### TASK TO CARRY OUT
How many lines in the records below contain the word "tuple"? State only that number.

--- DATA SUPPLIED Enclosed Below ---

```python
class Backbone(object):

    def __init__(self, params, dtype=torch.bfloat16, device='cuda', channels_last=True, impl=None, stem='hip', dcn=False,
                 fpn=False, chain=True, frozen_only=False, pixel_means=PIXEL_MEANS):
        self.dtype, self.device, self.dcn, self.fpn = dtype, device, dcn, fpn
        self.frozen_only = frozen_only
        self.pixel_means = tuple(float(v) for v in pixel_means)
        self.use_chain = chain
        env = os.environ.get('RELNET_STAGE_SPLIT')
        if env not in (None, '', '0'):
            self.stage_split = {int(a): int(b) for a, b in (kv.split(':') for kv in env.split(','))}
        if os.environ.get('RELNET_INPLACE_EXPAND') is not None:
            self.inplace_expand = os.environ['RELNET_INPLACE_EXPAND'] not in ('', '0')
        if os.environ.get('RELNET_QUARTER_UNITS') is not None:
            self.quarter_units = os.environ['RELNET_QUARTER_UNITS'] not in ('', '0')
        self.impl = impl or ('hip' if dtype == torch.bfloat16 else ('hip32' if dtype == torch.float32 and torch.device(device).type == 'cuda' else 'miopen'))
        if self.impl == 'hip' and torch.device(device).type == 'cuda':
            ops.asm_selfcheck()
        self.stem = stem
        assert self.impl in ('hip', 'hip32', 'miopen') and (self.impl != 'hip' or dtype == torch.bfloat16) and (self.impl != 'hip32' or dtype == torch.float32)
        self.mf = torch.channels_last if channels_last else torch.contiguous_format
        self.w = {}
        self.wp = {}
        self.wf = {}
        self.b32 = {}
        self.wp32 = {}
        for conv, bn, oc, ic, k in conv_bn_names():
            if frozen_only and not conv.startswith(('conv1', 'res2')):
                continue
            w, b = fold_bn(params[conv + '_weight'], params[bn + '_gamma'], params[bn + '_beta'],
                           params[bn + '_moving_mean'], params[bn + '_moving_var'])
            self._put(conv, w, b)
        if frozen_only:
            pass
        elif fpn:
            for lvl in (32, 16, 8, 4):
                for k in ('1x1', '3x3'):
                    name = 'fpn_ft%d_%s' % (lvl, k)
                    self._put(name, params[name + '_weight'], params[name + '_bias'])
        else:
            for name in ('rpn_conv_3x3', 'rpn_cls_score', 'rpn_bbox_pred', 'conv_new_1'):
                self._put(name, params[name + '_weight'], params[name + '_bias'])
            self._put('rpn_out', torch.cat([params['rpn_cls_score_weight'], params['rpn_bbox_pred_weight']], 0),
                      torch.cat([params['rpn_cls_score_bias'], params['rpn_bbox_pred_bias']], 0))
        self.units = [u for u in unit_names(fpn) if not frozen_only or u[0] == 2]
        self.wp_dcn = {}
        if dcn and not frozen_only:
            for u in 'abc':
                name = 'res5%s_branch2b' % u
                self._put(name + '_offset', params[name + '_offset_weight'], params[name + '_offset_bias'])
                w, b = fold_bn(params[name + '_weight'], params['bn5%s_branch2b_gamma' % u], params['bn5%s_branch2b_beta' % u],
                               params['bn5%s_branch2b_moving_mean' % u], params['bn5%s_branch2b_moving_var' % u])
                self.wp_dcn[name] = (ops.pack_conv_weight(w, self.dtype, self.device), b.to(self.device, torch.float32).contiguous())
        if self.impl == 'hip':
            w1, b1 = fold_bn(params['conv1_weight'], params['bn_conv1_gamma'], params['bn_conv1_beta'],
                             params['bn_conv1_moving_mean'], params['bn_conv1_moving_var'])
            self.w_stem = ops.pack_stem_weight(w1, self.dtype, self.device)
            self.zero_bias64 = torch.zeros(64, device=self.device, dtype=torch.float32)
        self.chain, self.halo3, self.chain_proj = {}, {}, {}
        if self.impl == 'hip' and chain:
            reduce_mids = tuple(m for m in ops.CHAIN_MIDS if m != 256 or os.environ.get('RELNET_CHAIN_REDUCE256', '1') != '0')
            for (st, nm, ic, mc, oc, stride, dil, proj), nxt in zip(self.units, self.units[1:] + [None]):
                if nxt is not None and nxt[0] == st and not nxt[7] and mc in reduce_mids:
                    w3, b3, _ = self.wp['res%s_branch2c' % nm]
                    w1n, b1n, _ = self.wp['res%s_branch2a' % nxt[1]]
                    self.chain[nm] = (ops.pack_w_frag(w3), ops.pack_chain_w1(w1n), b3, b1n)
                elif mc in ops.CHAIN_EXPAND_MIDS:
                    w3, b3, _ = self.wp['res%s_branch2c' % nm]
                    self.chain[nm] = (ops.pack_w_frag(w3), None, b3, None)
            for (st, nm, ic, mc, oc, stride, dil, proj) in self.units:
                if proj and stride == 1 and mc == 64 and ic == 64 and nm in self.chain:
                    w3f, w1f, b3, b1n = self.chain[nm]
                    wp_, bp_, _ = self.wp['res%s_branch1' % nm]
                    self.chain_proj[nm] = (w3f, ops.pack_w_frag(wp_), w1f, (b3 + bp_).contiguous(), b1n)
            for st, nm, ic, mc, oc, stride, dil, proj in self.units:
                if mc in ops.HALO3_CHANNELS and dil == 1 and not (self.dcn and st == 5):
                    w, b, _ = self.wp['res%s_branch2b' % nm]
                    self.halo3['res%s_branch2b' % nm] = (ops.pack_w_frag(w, panel_only=False), b)

    def _put(self, name, w, b):
        self.w[name] = (w.to(self.device, self.dtype).contiguous(memory_format=self.mf),
                        b.to(self.device, self.dtype))
        if self.impl == 'hip':
            self.b32[name] = b.to(self.device, torch.float32).contiguous()
        if self.impl == 'hip32':
            if w.shape[1] % 16:
                wz = torch.zeros((w.shape[0], (w.shape[1] + 15) // 16 * 16) + tuple(w.shape[2:]), dtype=w.dtype)
                wz[:, :w.shape[1]] = w
                w = wz
            self.wp32[name] = (ops.pack_conv_weight(w, torch.float32, self.device), b.to(self.device, torch.float32).contiguous(), int(w.shape[2]))
        if self.impl == 'hip' and w.shape[1] % 64 == 0:
            self.wp[name] = (ops.pack_conv_weight(w, self.dtype, self.device),
                             b.to(self.device, torch.float32).contiguous(), int(w.shape[2]))
            if self.dtype == torch.bfloat16 and tuple(w.shape[1:]) == (256, 1, 1) and w.shape[0] % 256 == 0 \
                    and name.endswith('_branch2c'):
                self.wf[name] = ops.pack_w_frag(self.wp[name][0])

    def _hconv(self, x, name, stride=1, pad=0, dil=1, relu=False, resid=None, out_dtype=None):
        w, b, k = self.wp[name]
        return ops.conv2d_nhwc(x, w, b, ksize=k, stride=stride, pad=pad, dil=dil, relu=relu, resid=resid,
                               out_dtype=out_dtype, w_frag=self.wf.get(name))

    def _float_image(self, data, im_info, dtype):
        if data.dtype != torch.uint8:
            return data
        return ops.image_transform_u8(data, self.pixel_means, im_info, dtype=dtype)

    def forward_res2(self, data, im_info=None):
        if self.impl == 'hip32':
            assert self.frozen_only
            return self._forward_hip32(self._float_image(data, im_info, torch.float32))
        x = ops.stem_fused(data, self.w_stem, self.b32['conv1'], im_info, self.pixel_means)
        y_next = None
        self.last_chain_units = []
        for unit in self.units:
            if unit[0] != 2:
                break
            x, y_next = self._unit_hip(x, unit, y_next)
        return x

    def _forward_hip(self, data, rpn_hook=None, im_info=None):
        if self.stem == 'hip':
            x = ops.stem_fused(data, self.w_stem, self.b32['conv1'], im_info, self.pixel_means)
        elif self.stem == 'hip3':
            x = ops.stem_conv7(self._float_image(data, im_info, torch.float32), self.w_stem, self.b32['conv1'], relu=True)
            x = ops.stem_bias_relu_pool(x, self.zero_bias64)
        else:
            x = self._float_image(data, im_info, torch.float32).to(self.dtype).contiguous(memory_format=self.mf)
            x = F.conv2d(x, self.w['conv1'][0], None, stride=2, padding=3)
            x = ops.stem_bias_relu_pool(x.permute(0, 2, 3, 1), self.b32['conv1'])
        conv4 = None
        ends = {}
        y_next = None
        side, hooked = None, None
        self.last_chain_units, self.last_side_stream, self.last_stage_split = [], False, {}
        self.last_quarter_units = []
        compact = False
        ui = 0
        while ui < len(self.units):
            unit = self.units[ui]
            stage, proj = unit[0], unit[7]
            if stage == 5 and conv4 is None:
                conv4 = x
                if rpn_hook is not None and not self.fpn:
                    main = torch.cuda.current_stream()
                    side = self._side_stream()
                    self.last_side_stream = True
                    side.wait_stream(main)
                    with torch.cuda.stream(side):
                        hooked = self._rpn_head(conv4)
                        hooked = hooked + (rpn_hook(hooked[0], hooked[1]),)
            if proj and stage > 2:
                ends[stage - 1] = x
            nsplit = self._stage_split(stage, x, unit) if proj else 1
            if nsplit > 1:
                stage_units = [u for u in self.units if u[0] == stage]
                x = self._run_stage_split(x, stage_units, nsplit)
                ui += len(stage_units)
                continue
            quarter = self._quarter_ok(x, unit, self.units[ui + 1] if ui + 1 < len(self.units) else None)
            x, y_next = self._unit_hip(x, unit, y_next, inplace=self.inplace_expand, quarter=quarter, subsampled=compact)
            compact = quarter
            ui += 1
        conv5 = x
        nchw = lambda t: t.permute(0, 3, 1, 2)
        if self.fpn:
            tops = {32: self._hconv(conv5, 'fpn_ft32_1x1')}
            for lvl, src in ((16, ends[4]), (8, ends[3]), (4, ends[2])):
                tops[lvl] = ops.upsample2x_add_(self._hconv(src, 'fpn_ft%d_1x1' % lvl), tops[lvl * 2])
            out = {'fpn_ft%d' % lvl: nchw(self._hconv(tops[lvl], 'fpn_ft%d_3x3' % lvl, pad=1)) for lvl in (4, 8, 16, 32)}
            out.update(conv4=nchw(conv4), conv5=nchw(conv5))
            return out
        feat = self._hconv(conv5, 'conv_new_1', relu=True)
        out = dict(conv4=nchw(conv4), conv5=nchw(conv5), conv_new_1_relu=nchw(feat))
        if hooked is not None:
            torch.cuda.current_stream().wait_stream(side)
            out.update(rpn_cls_score=hooked[0], rpn_bbox_pred=hooked[1], rpn_hook=hooked[2])
        else:
            out['rpn_cls_score'], out['rpn_bbox_pred'] = self._rpn_head(conv4)
        return out

    stage_split = None
    inplace_expand = True

    quarter_units = True

    def _quarter_ok(self, x, unit, nxt):
        stage, nm, ic, mc, oc, stride, dil, proj = unit
        if not self.quarter_units or self.fpn or nxt is None or nxt[0] != stage + 1 or nxt[5] != 2 or not nxt[7]:
            return False
        ch = self.chain.get(nm)
        if ch is None or ch[1] is not None or mc not in ops.CHAIN_S2_MIDS or proj or dil != 1 or (self.dcn and stage == 5):
            return False
        if mc in ops.HALO3_CHANNELS and ('res%s_branch2b' % nm) not in self.halo3:
            return False
        if self.stage_split and (self._stage_split(stage, x, unit) > 1 or self._stage_split(nxt[0], x, nxt) > 1):
            return False
        B, H, W, C = x.shape
        return C == oc and x.numel() * 2 < (1 << 32) and ops.chain_worthwhile(B * ((H - 1) // 2 + 1) * ((W - 1) // 2 + 1), mc)

    def _stage_split(self, stage, x, unit):
        return int(self.stage_split.get(stage, 1)) if self.stage_split else 1

    def _run_stage_split(self, x, stage_units, nsplit):
        B = x.shape[0]
        stage = stage_units[0][0]
        st, nm, ic, mc, oc, stride, dil, proj = stage_units[0]
        Ho, Wo = (x.shape[1] - 1) // stride + 1, (x.shape[2] - 1) // stride + 1
        out = torch.empty((B, Ho, Wo, oc), device=x.device, dtype=x.dtype)
        bounds = [(B * i) // nsplit for i in range(nsplit + 1)]
        self.last_stage_split[stage] = [hi - lo for lo, hi in zip(bounds, bounds[1:])]
        for lo, hi in zip(bounds, bounds[1:]):
            xs, ys = x[lo:hi], None
            for unit in stage_units:
                xs, ys = self._unit_hip(xs, unit, ys, sc_out=out[lo:hi] if unit[7] else None, inplace=self.inplace_expand, force_chain=True)
            if xs.data_ptr() != out[lo:hi].data_ptr():
                out[lo:hi].copy_(xs)
        return out

    def _unit_hip(self, x, unit, y_pre=None, sc_out=None, inplace=False, force_chain=False, quarter=False, subsampled=False):
        stage, nm, ic, mc, oc, stride, dil, proj = unit
        if subsampled:
            assert stride == 2 and proj
            stride = 1
        if quarter:
            y = y_pre if y_pre is not None else self._hconv(x, 'res%s_branch2a' % nm, relu=True)
            if ('res%s_branch2b' % nm) in self.halo3:
                y = ops.conv3x3_halo_s2(y.contiguous(), *self.halo3['res%s_branch2b' % nm], relu=True)
            else:
                y = self._hconv(y, 'res%s_branch2b' % nm, stride=2, pad=1, relu=True)
            w3f, _, b3, _ = self.chain[nm]
            if nm not in self.last_chain_units:
                self.last_chain_units.append(nm)
            self.last_quarter_units.append(nm)
            return ops.bottleneck_chain_s2(y, x.contiguous(), w3f, b3), None
        fuse_proj = (nm in self.chain_proj and sc_out is None and x.is_contiguous()
                     and (force_chain or ops.chain_worthwhile(x.numel() // x.shape[-1], mc)))
        if fuse_proj:
            sc = None
        elif proj:
            w, b, k = self.wp['res%s_branch1' % nm]
            sc = ops.conv2d_nhwc(x, w, b, ksize=k, stride=stride, out=sc_out)
        else:
            sc = x
        y = y_pre if y_pre is not None else self._hconv(x, 'res%s_branch2a' % nm, stride=stride, relu=True)
        if self.dcn and stage == 5:
            y = self._deform_2b(y.permute(0, 3, 1, 2), 'res%s_branch2b' % nm,
                                self._hconv(y, 'res%s_branch2b_offset' % nm, pad=2, dil=2, out_dtype=torch.float32).permute(0, 3, 1, 2))
            y = y.permute(0, 2, 3, 1)
        elif ('res%s_branch2b' % nm) in self.halo3:
            y = ops.conv3x3_halo(y.contiguous(), *self.halo3['res%s_branch2b' % nm], relu=True)
        else:
            y = self._hconv(y, 'res%s_branch2b' % nm, pad=dil, dil=dil, relu=True)
        if fuse_proj:
            if nm not in self.last_chain_units:
                self.last_chain_units.append(nm)
            return ops.bottleneck_chain_proj(y, x, *self.chain_proj[nm])
        ch = self.chain.get(nm)
        if ch is not None and not force_chain and not ops.chain_worthwhile(y.numel() // y.shape[-1], y.shape[-1]):
            ch = None
        if ch is not None:
            if nm not in self.last_chain_units:
                self.last_chain_units.append(nm)
            return ops.bottleneck_chain(y, sc.contiguous(), *ch, inplace=inplace and sc.is_contiguous())
        return self._hconv(y, 'res%s_branch2c' % nm, relu=True, resid=sc), None

    def _rpn_head(self, conv4):
        r = self._hconv(conv4, 'rpn_conv_3x3', pad=1, relu=True)
        rpn = self._hconv(r, 'rpn_out', out_dtype=torch.float32)
        na2 = self.w['rpn_cls_score'][0].shape[0]
        return rpn[..., :na2].permute(0, 3, 1, 2), rpn[..., na2:].permute(0, 3, 1, 2)

# ... 95 lines not shown
```

relation-networks-for-object-detection_amd/csrc/bottleneck.hip:

```cpp
#include "common.h"

namespace relnet {

typedef const __attribute__((address_space(1))) void* gas_ptr;
typedef __attribute__((address_space(3))) void* las_ptr;
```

--- End of Enclosed DATA SUPPLIED ---

### TASK RESULT
4